I had a lovely friend ask me yesterday how we’re doing. If you were with me throughout our last weeks in Kansas, through all of the madness, through the baby having and baptizing, and holy week surviving, and house hunting, and box packing, and goodbye saying, you would know, it’s a good question.
Our women’s Bible study at church began a couple weeks ago. It’s a bit like an oasis in a desert. Just a taste of the things to come. I forgot how long it takes to get to know people in a new environment, and how crucial all of those “in addition to Sunday morning” activities can be when getting to know a new church family. I am looking forward to that day when instead of being in an oasis, I’m on an island surrounded by all of the knowledge and love and joy in this journey I can possibly take in. I know it’s coming. I can feel it.
Walking into the sanctuary of our new home is beginning to actually feel like home. I know where the silverware is kept and the paper cutter too. I have yet to take on the dishwasher or the sound system in the fellowship hall, but those both feel like second half of the first year kind of things.
Seth has been crazy busy getting to know our new families and I am keeping up…eh, no I’m not. I’ll get there eventually. It hasn’t been until this week, yesterday in fact, that I can see a light at the end of this tunnel of our unscheduled madness. Usually I am a roll with the punches kind of girl, but with my family being in three, sometimes four, sometimes five separate places on any given day, I find myself often fumbling around for a sense of familiarity. This has been the case though for the past…well, since February. We’re all just trying not to drop any proverbial balls. So far…so good…I think.

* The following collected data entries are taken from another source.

template <int T, bool FUSED, int NC, int SMIN, typename TXS, typename R, int MODE = 0>
#ifndef MRHIP_OPAIR_WIDE_WAVES
#define MRHIP_OPAIR_WIDE_WAVES 3
#endif
#ifndef MRHIP_RING_WAVES
#define MRHIP_RING_WAVES 4
#endif
__global__ __launch_bounds__(sizeof(R) == 8 && T > 32 ? kOMaxThreads : kOMaxThreads + 64, sizeof(R) == 8 ? (T > 32 ? 2 : MRHIP_OPAIR_WIDE_WAVES) : (MODE == 2 ? MRHIP_RING_WAVES : 3))
void rational_opair_kernel(PolyArgs a, PairArgs pa)
{
    constexpr unsigned ES = static_cast<unsigned>(sizeof(TXS)) * NC;
    constexpr unsigned OS = static_cast<unsigned>(sizeof(R)) * NC;
    constexpr int NW = static_cast<int>(ES / 4);
    static_assert(NW == 1 || NW == 2 || NW == 4, "sample size");
    using pair_t = std::conditional_t<NW == 1, v2u_t, v4u_t>;
    constexpr int SPRD = NW == 4 ? 1 : 2;
    constexpr int W = T + SMIN + 2;
    constexpr int NPR = (W + SPRD - 1) / SPRD;
    constexpr int NA = T + 1, NB = T + 2;

    extern __shared__ __attribute__((aligned(16))) unsigned char smem[];
    const unsigned lds_base = static_cast<unsigned>(reinterpret_cast<uintptr_t>(smem));
    const int tid = threadIdx.x;
    const int wave = __builtin_amdgcn_readfirstlane(tid >> 6), lane = tid & 63;
    const int ncw = (blockDim.x >> 6) - 1;
    constexpr bool RING = MODE == 2;
    if constexpr (MODE == 0) pair_take_dyn(a, pa);

    if (wave == ncw) {
        if constexpr (RING) pair_ring_loader_wave<NW, static_cast<int>(OS)>(a, pa, smem, lane);
        else pair_loader_wave<NW, MODE != 1>(a, pa, smem, lane);
        return;
    }
    if constexpr (RING) { if (blockIdx.x == 0) return; }
    volatile unsigned *const tile_flag = reinterpret_cast<volatile unsigned *>(smem + pa.flags_off);

    const int Li = static_cast<int>(a.L), Mi = static_cast<int>(a.M);
    int u0 = static_cast<int>(a.u0);
    const bool act = 2 * tid + 1 < pa.P;
    int uA = u0 + (act ? 2 * tid : 0) * Mi, uB = uA + Mi;
    int qA = uA / Li, phA = uA - qA * Li;
    int qB = uB / Li, phB = uB - qB * Li;
    int run0 = qA & ~1;
    int offA = qA - run0;
    int dB = qB - run0 - SMIN;
    R tapA[NA], tapB[NB];
    auto gather_taps = [&]() {
        const R *__restrict__ ca = static_cast<const R *>(a.taps) + static_cast<long long>(phA) * T;
        const R *__restrict__ cb = static_cast<const R *>(a.taps) + static_cast<long long>(phB) * T;
        R colA[T], colB[T];
#pragma unroll
        for (int i = 0; i < T; ++i) { colA[i] = ca[i]; colB[i] = cb[i]; }
#pragma unroll
        for (int j = 0; j < NA; ++j) {
            const R t0 = j < T ? colA[j] : R(0), t1 = j >= 1 ? colA[j - 1] : R(0);
            tapA[j] = act ? (offA == 0 ? t0 : t1) : R(0);
        }
#pragma unroll
        for (int j = 0; j < NB; ++j) {
            const R t0 = j < T ? colB[j] : R(0), t1 = (j >= 1 && j - 1 < T) ? colB[j - 1] : R(0), t2 = j >= 2 ? colB[j - 2] : R(0);
            tapB[j] = act ? (dB == 0 ? t0 : dB == 1 ? t1 : t2) : R(0);
        }
    };
    if constexpr (RING) {
#pragma unroll
        for (int j = 0; j < NA; ++j) tapA[j] = R(0);
#pragma unroll
        for (int j = 0; j < NB; ++j) tapB[j] = R(0);
        u0 = -1;
    } else if (pa.bank_off >= 0) {
        constexpr int PT = (T + 4) | 1;
        R *const bank = reinterpret_cast<R *>(smem + pa.bank_off);
        const R *__restrict__ tg = static_cast<const R *>(a.taps);
        const int ntaps = Li * T;
        for (int idx = tid; idx < ntaps; idx += ncw * 64) {
            const int col = idx / T, i = idx - col * T;
            bank[col * PT + 2 + i] = tg[idx];
        }
        asm volatile("s_waitcnt vmcnt(0) lgkmcnt(0)" ::: "memory");
        __builtin_amdgcn_s_barrier();
        const R *ba = bank + (act ? phA : 0) * PT + 2 - offA;
        const R *bb = bank + (act ? phB : 0) * PT + 2 - (act ? dB : 0);
#pragma unroll
        for (int j = 0; j < NA; ++j) tapA[j] = ba[j];
#pragma unroll
        for (int j = 0; j < NB; ++j) tapB[j] = bb[j];
#pragma unroll
        for (int j = 0; j < NA; ++j) pin(tapA[j]);
#pragma unroll
        for (int j = 0; j < NB; ++j) pin(tapB[j]);
    } else {
        const R *__restrict__ ca = static_cast<const R *>(a.taps) + static_cast<long long>(phA) * T;
        const R *__restrict__ cb = static_cast<const R *>(a.taps) + static_cast<long long>(phB) * T;
        R colA[T], colB[T];
#pragma unroll
        for (int i = 0; i < T; ++i) { colA[i] = ca[i]; colB[i] = cb[i]; }
#pragma unroll
        for (int j = 0; j < NA; ++j) {
            const R t0 = j < T ? colA[j] : R(0), t1 = j >= 1 ? colA[j - 1] : R(0);
            tapA[j] = act ? (offA == 0 ? t0 : t1) : R(0);
        }
#pragma unroll
        for (int j = 0; j < NB; ++j) {
            const R t0 = j < T ? colB[j] : R(0), t1 = (j >= 1 && j - 1 < T) ? colB[j - 1] : R(0), t2 = j >= 2 ? colB[j - 2] : R(0);
            tapB[j] = act ? (dB == 0 ? t0 : dB == 1 ? t1 : t2) : R(0);
        }
    }
    bool useA0 = offA == 0, useAT = offA == 1;
    bool useB0 = dB == 0, useB1 = dB <= 1, useBT = dB >= 1, useBT1 = dB == 2;

    const int n_out = static_cast<int>(a.n_out);
#ifdef MRHIP_OPAIR_PROBE
    unsigned long long pr_wait = 0, pr_tiles = 0;
    const unsigned long long pr_t0 = clock64(), pr_w0 = wall_clock64();
#endif
    unsigned ring_opts = 0;
    if constexpr (RING) ring_opts = static_cast<unsigned>(__builtin_amdgcn_readfirstlane(static_cast<int>(ld_sc1(&a.ring_dev->opts))));
    unsigned long long rs_bar = 0, rs_drain = 0;
    const unsigned long long rs_t0 = RING ? wall_clock64() : 0ull;
    bool pend = false;
    int p_stage = 0;
    unsigned p_slot = 0, p_shard = 0, p_cnt = 0, p_nshards = 0, p_seq_lo = 0, p_seq_hi = 0;
    for (int s = 0;; s = (s + 1 == pa.ns ? 0 : s + 1)) {
#ifdef MRHIP_OPAIR_PROBE
        const unsigned long long pr_a = clock64();
#endif
        unsigned long long rs_b0 = 0;
        if constexpr (RING) { if (ring_opts & 256u) rs_b0 = wall_clock64(); }
        __builtin_amdgcn_s_barrier();
        asm volatile("" ::: "memory");
        if constexpr (RING) { if (ring_opts & 256u) rs_bar += wall_clock64() - rs_b0; }
#ifdef MRHIP_OPAIR_PROBE
        pr_wait += clock64() - pr_a;
        ++pr_tiles;
#endif
        int J, remaining;
        R *__restrict__ yc;
        unsigned ring_flags = 0, ring_slot = 0, ring_shard = 0, ring_cnt = 0, ring_nshards = 0, ring_seq_lo = 0, ring_seq_hi = 0;
        if constexpr (RING) {
            auto word = [&](int w) -> unsigned { return static_cast<unsigned>(__builtin_amdgcn_readfirstlane(static_cast<int>(tile_flag[kRingTileWords * s + w]))); };
            const unsigned tj = word(0);
            ring_flags = word(1);
            if (pend) {
                pend = false;
                const unsigned long long rs_d0 = (ring_opts & 256u) ? wall_clock64() : 0ull;
                if (!(ring_opts & 16u)) vm_drain();
                if (ring_opts & 256u) rs_drain += wall_clock64() - rs_d0;
                if (lane == 0) {
                    unsigned *const wg_done = reinterpret_cast<unsigned *>(smem + pa.flags_off) + kRingTileWords * pa.ns;
                    const unsigned prev = __hip_atomic_fetch_add(wg_done + p_stage, 1u, __ATOMIC_RELAXED, __HIP_MEMORY_SCOPE_WORKGROUP);
                    if (prev + 1u == static_cast<unsigned>(ncw)) {
                        __hip_atomic_store(wg_done + p_stage, 0u, __ATOMIC_RELAXED, __HIP_MEMORY_SCOPE_WORKGROUP);
                        ring_grab_done(a.ring_dev, a.ring_host, p_slot, (static_cast<unsigned long long>(p_seq_hi) << 32) | p_seq_lo, p_shard, p_cnt, p_nshards);
                    }
                }
            }
            if (tj == 0u) break;
            if (ring_flags & 2u) continue;
            J = static_cast<int>(tj);
            yc = reinterpret_cast<R *>((static_cast<unsigned long long>(word(3)) << 32) | word(2));
            remaining = static_cast<int>(word(4));
            const int u0_t = static_cast<int>(word(5));
            ring_slot = word(6); ring_shard = word(7); ring_seq_lo = word(8); ring_seq_hi = word(9); ring_cnt = word(10); ring_nshards = word(11);
            if (u0_t != u0) {
                u0 = u0_t;
                uA = u0 + (act ? 2 * tid : 0) * Mi; uB = uA + Mi;
                qA = uA / Li; phA = uA - qA * Li;
                qB = uB / Li; phB = uB - qB * Li;
                run0 = qA & ~1; offA = qA - run0; dB = qB - run0 - SMIN;
                gather_taps();
                useA0 = offA == 0; useAT = offA == 1;
                useB0 = dB == 0; useB1 = dB <= 1; useBT = dB >= 1; useBT1 = dB == 2;
            }
        } else {
            const unsigned tg = static_cast<unsigned>(__builtin_amdgcn_readfirstlane(static_cast<int>(tile_flag[2 * s])));
            const unsigned tj = static_cast<unsigned>(__builtin_amdgcn_readfirstlane(static_cast<int>(tile_flag[2 * s + 1])));
            if (tj == 0u) break;
            const TileAt ta = pair_tile_at(pa, tg, tj);
            J = ta.jt;
            yc = static_cast<R *>(a.y) + (static_cast<long long>(ta.ch) * a.y_stride + static_cast<long long>(ta.st) * pa.Sout) * NC;
            remaining = n_out - ta.st * pa.Sout;
        }
        const bool full = remaining >= (J - 1) * pa.Sout + pa.P;
        unsigned lane_t;
        asm volatile("v_mbcnt_lo_u32_b32 %0, -1, 0\n\tv_mbcnt_hi_u32_b32 %0, -1, %0" : "=v"(lane_t));
        const unsigned tid_t = static_cast<unsigned>(wave) * 64u + lane_t;
        const unsigned my_out = 2u * tid_t;
        const unsigned uA_t = static_cast<unsigned>(u0) + (2u * tid_t < static_cast<unsigned>(pa.P) ? 2u * tid_t : 0u) * static_cast<unsigned>(Mi);
        const unsigned R_t = (uA_t / static_cast<unsigned>(Li)) & ~1u;
        const unsigned wbase = lds_base + static_cast<unsigned>(s) * pa.stage_bytes + (R_t - static_cast<unsigned>(pa.q0)) * ES;

        auto run_steps = [&](auto full_tag) {
            constexpr bool FULL = decltype(full_tag)::value;
            constexpr int KP = NPR < (NW == 1 ? 5 : 3) ? NPR : (NW == 1 ? 5 : 3);
            constexpr int NPRV = (NPR + KP - 1) / KP * KP;
            constexpr bool PAIRED_WAITS = KP >= 5;
            pair_t pring[KP];
            char *const ybytes = reinterpret_cast<char *>(yc);
            auto read_pair = [&](auto off_tag, unsigned addr) -> pair_t {
                constexpr int OFFP = decltype(off_tag)::value;
                if constexpr (NW == 1) return lds_read_b64<OFFP * 8>(addr);
                else return lds_read_b128<OFFP * 16>(addr);
            };
            static_for<0, KP>([&](auto I) { pring[decltype(I)::value] = read_pair(I, wbase); });
#pragma unroll 1
            for (int j = 0; j < J; ++j) {
                const int jn = j + 1 < J ? j + 1 : j;
                const unsigned wcur = wbase + static_cast<unsigned>(j) * pa.lds_step * ES;
                const unsigned wnext = wbase + static_cast<unsigned>(jn) * pa.lds_step * ES;
                R accA[NC] = {}, accB[NC] = {};
                static_for<0, NPRV>([&](auto I) {
                    constexpr int r = decltype(I)::value;
                    constexpr int slot = r % KP;
                    if constexpr (r < NPR) {
                        if constexpr (!PAIRED_WAITS) lgkm_wait<ring_younger(r, NPR, KP, 0)>(pring[slot]);
                        else if constexpr (r % 2 == 0) {
                            if constexpr (r + 1 < NPR) lgkm_wait2<ring_younger_pair(r, NPR, KP, 0)>(pring[slot], pring[(r + 1) % KP]);
                            else lgkm_wait<ring_younger(r, NPR, KP, 0)>(pring[slot]);
                        }
                        R wv[2][NC];
                        if constexpr (NW == 4) {
                            wv[0][0] = __hiloint2double(static_cast<int>(pring[slot].y), static_cast<int>(pring[slot].x));
                            wv[0][1] = __hiloint2double(static_cast<int>(pring[slot].w), static_cast<int>(pring[slot].z));
                        } else if constexpr (sizeof(TXS) == 8) {
                            wv[0][0] = __hiloint2double(static_cast<int>(pring[slot].y), static_cast<int>(pring[slot].x));
                            wv[1][0] = __hiloint2double(static_cast<int>(pring[slot].w), static_cast<int>(pring[slot].z));
                        } else if constexpr (NC == 1) {
                            wv[0][0] = static_cast<R>(__uint_as_float(pring[slot].x)); wv[1][0] = static_cast<R>(__uint_as_float(pring[slot].y));
                        } else {
                            wv[0][0] = static_cast<R>(__uint_as_float(pring[slot].x)); wv[0][1] = static_cast<R>(__uint_as_float(pring[slot].y));
                            wv[1][0] = static_cast<R>(__uint_as_float(pring[slot].z)); wv[1][1] = static_cast<R>(__uint_as_float(pring[slot].w));
                        }
                        static_for<0, SPRD>([&](auto H) {
                            constexpr int js = SPRD * r + decltype(H)::value;
                            constexpr int jb = js - SMIN;
                            constexpr bool a_lo = js < 1, a_hi = js > T - 1;
                            constexpr bool b_lo = jb < 2, b_hi = jb > T - 1;
#pragma unroll
                            for (int cc = 0; cc < NC; ++cc) {
                                const R w = wv[decltype(H)::value][cc];
                                if constexpr (js < NA) {
                                    const bool used = (a_lo ? useA0 : true) && (a_hi ? useAT : true);
                                    accA[cc] = slot_mac<FUSED, js == 0, a_lo || a_hi, R>(tapA[js], w, accA[cc], used);
                                }
                                if constexpr (jb >= 0 && jb < NB) {
                                    const bool used = (b_lo ? (jb == 0 ? useB0 : useB1) : true) && (b_hi ? (jb == T ? useBT : useBT1) : true);
                                    accB[cc] = slot_mac<FUSED, jb == 0, b_lo || b_hi, R>(tapB[jb], w, accB[cc], used);
                                }
                            }
                        });
#pragma unroll
                        for (int cc = 0; cc < NC; ++cc) { pin(accA[cc]); pin(accB[cc]); }
                    }
                    if constexpr (r + KP < NPR) pring[slot] = read_pair(std::integral_constant<int, r + KP>{}, wcur);
                    else if constexpr (r + KP >= NPRV) pring[slot] = read_pair(std::integral_constant<int, r + KP - NPRV>{}, wnext);
                });
                {
                    const unsigned kj = static_cast<unsigned>(j) * static_cast<unsigned>(pa.Sout);
                    char *const dst = ybytes + (kj + my_out) * OS;
                    R v[2 * NC];
#pragma unroll
                    for (int cc = 0; cc < NC; ++cc) { v[cc] = accA[cc]; v[NC + cc] = accB[cc]; }
                    auto put2 = [&]() { if constexpr (RING) { if (ring_nshards >> 31) { store_wt<2 * OS>(dst, v); return; } } __builtin_memcpy(dst, v, 2 * OS); };
                    auto put1 = [&]() { if constexpr (RING) { if (ring_nshards >> 31) { store_wt<OS>(dst, v); return; } } __builtin_memcpy(dst, v, OS); };
                    bool covered = false;
                    if constexpr (RING && 2 * OS == 8) {
                        if (!(ring_nshards >> 31)) {
                            covered = true;
                            const unsigned lim_x = FULL ? static_cast<unsigned>(pa.P) : (static_cast<unsigned>(remaining) > kj ? umin(static_cast<unsigned>(remaining) - kj, static_cast<unsigned>(pa.P)) : 0u);
                            if (my_out + 1 < lim_x) __builtin_memcpy(dst, v, 2 * OS);
                            else if (my_out < lim_x) __builtin_memcpy(dst, v, OS);
                        } else if (ring_opts & 8u) {
                            unsigned q[4];
                            q[0] = __float_as_uint(v[0]); q[1] = __float_as_uint(v[1]);
                            q[2] = static_cast<unsigned>(__builtin_amdgcn_mov_dpp(static_cast<int>(q[0]), 0xF5, 0xF, 0xF, false));
                            q[3] = static_cast<unsigned>(__builtin_amdgcn_mov_dpp(static_cast<int>(q[1]), 0xF5, 0xF, 0xF, false));
                            const unsigned lim_x = FULL ? static_cast<unsigned>(pa.P) : (static_cast<unsigned>(remaining) > kj ? umin(static_cast<unsigned>(remaining) - kj, static_cast<unsigned>(pa.P)) : 0u);
                            const bool even = (lane_t & 1u) == 0u;
                            if (even && my_out + 3 < lim_x) {
                                if (ring_opts & 2048u) {
                                    v4u_t qq; __builtin_memcpy(&qq, q, 16);
                                    asm volatile("global_store_dwordx4 %0, %1, off sc0 sc1" ::"v"(dst), "v"(qq) : "memory");
                                } else store_wt<16>(dst, q);
                                covered = true;
                            }
                            else if (!even && my_out + 1 < lim_x) covered = true;
                        }
                    }
                    if (!covered) {
                    if constexpr (FULL) {
                        if (my_out + 1 < static_cast<unsigned>(pa.P)) put2();
                    } else {
                        const unsigned rem_j = static_cast<unsigned>(remaining) > kj ? static_cast<unsigned>(remaining) - kj : 0u;
                        const unsigned lim = rem_j < static_cast<unsigned>(pa.P) ? rem_j : static_cast<unsigned>(pa.P);
                        if (my_out + 1 < lim) put2();
                        else if (my_out < lim) put1();
                    }
                    }
                }
            }
            lgkm_wait<0>(pring[0]);
            static_for<0, KP>([&](auto I) { pin(pring[decltype(I)::value]); });
        };
        if (full) run_steps(std::true_type{});
        else run_steps(std::false_type{});
        if constexpr (RING) {
            if (ring_flags & 1u) {
                pend = true; p_stage = s;
                p_slot = ring_slot; p_shard = ring_shard; p_cnt = ring_cnt; p_nshards = ring_nshards; p_seq_lo = ring_seq_lo; p_seq_hi = ring_seq_hi;
                if (ring_opts & 2u) {
                    pend = false;
                    vm_drain();
                    if (lane == 0) {
                        unsigned *const wg_done = reinterpret_cast<unsigned *>(smem + pa.flags_off) + kRingTileWords * pa.ns;
                        const unsigned prev = __hip_atomic_fetch_add(wg_done + p_stage, 1u, __ATOMIC_RELAXED, __HIP_MEMORY_SCOPE_WORKGROUP);
                        if (prev + 1u == static_cast<unsigned>(ncw)) {
                            __hip_atomic_store(wg_done + p_stage, 0u, __ATOMIC_RELAXED, __HIP_MEMORY_SCOPE_WORKGROUP);
                            ring_grab_done(a.ring_dev, a.ring_host, p_slot, (static_cast<unsigned long long>(p_seq_hi) << 32) | p_seq_lo, p_shard, p_cnt, p_nshards);
                        }
                    }
                }
            }
        }
    }
    if constexpr (RING) {
        if ((ring_opts & 256u) && lane == 0) {
            atomicAdd(&a.ring_dev->stats[0], wall_clock64() - rs_t0);
            atomicAdd(&a.ring_dev->stats[1], rs_bar);
            atomicAdd(&a.ring_dev->stats[2], rs_drain);
            atomicAdd(&a.ring_dev->stats[3], 1ull);
        }
    }
#ifdef MRHIP_OPAIR_PROBE
    if (pa.probe && lane == 0) {
        unsigned long long *r = pa.probe + (static_cast<unsigned long long>(blockIdx.x) * 8u + static_cast<unsigned>(wave)) * 4u;
        const unsigned hw = __builtin_amdgcn_s_getreg(0xF804), xcc = __builtin_amdgcn_s_getreg(0xF814);
        r[0] = hw | (static_cast<unsigned long long>(xcc) << 32);
        r[1] = clock64() - pr_t0; r[2] = pr_wait; r[3] = pr_tiles | ((wall_clock64() - pr_w0) << 32);
    }
#endif
}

School for the bigs is going well. A funny thing happened on the way back into the classroom setting though. I learned that I really no longer care about grades. Really, at all. I used to think of them as a good measure of how my children were doing in school, but have since learned, through the learning of my children themselves, that they are really only a fraction of the story of their days. I’m not upset about F’s and I’m not enamored by A’s. If they’re learning the material and are enjoying their days, I could care less about the rest. The boy left his homework folder at home today, so all of today’s work will be late. Neither Seth, nor I, am running it back to him. He’ll learn. We’ll see if that new found, “meh,” attitude sticks. I hope it does.
Built on the Rock is back in session too and this week we added some preschool-ish type activities to our days. Trying to get Youngest Daughter to cooperate with some sort of schedule is impossible with the rest of us fumbling about. It’s like the chicken and the egg thing. I can’t keep my students on schedule without the baby’s day being consistent…and the opposite is also true. We’re trying to also fit in times for Seth and I to work out a few times a week, a much needed aspect of our days for health and sanity as well. Once we get that figured out, I can hopefully squeeze in some reading and daily personal devotion time as well. You would think finding an extra thirty minutes in the day and the energy to do something that requires attentive brain cells, would be easy. I’m working on it. We’re almost there.
Thank you for asking, dear friend. Thank you.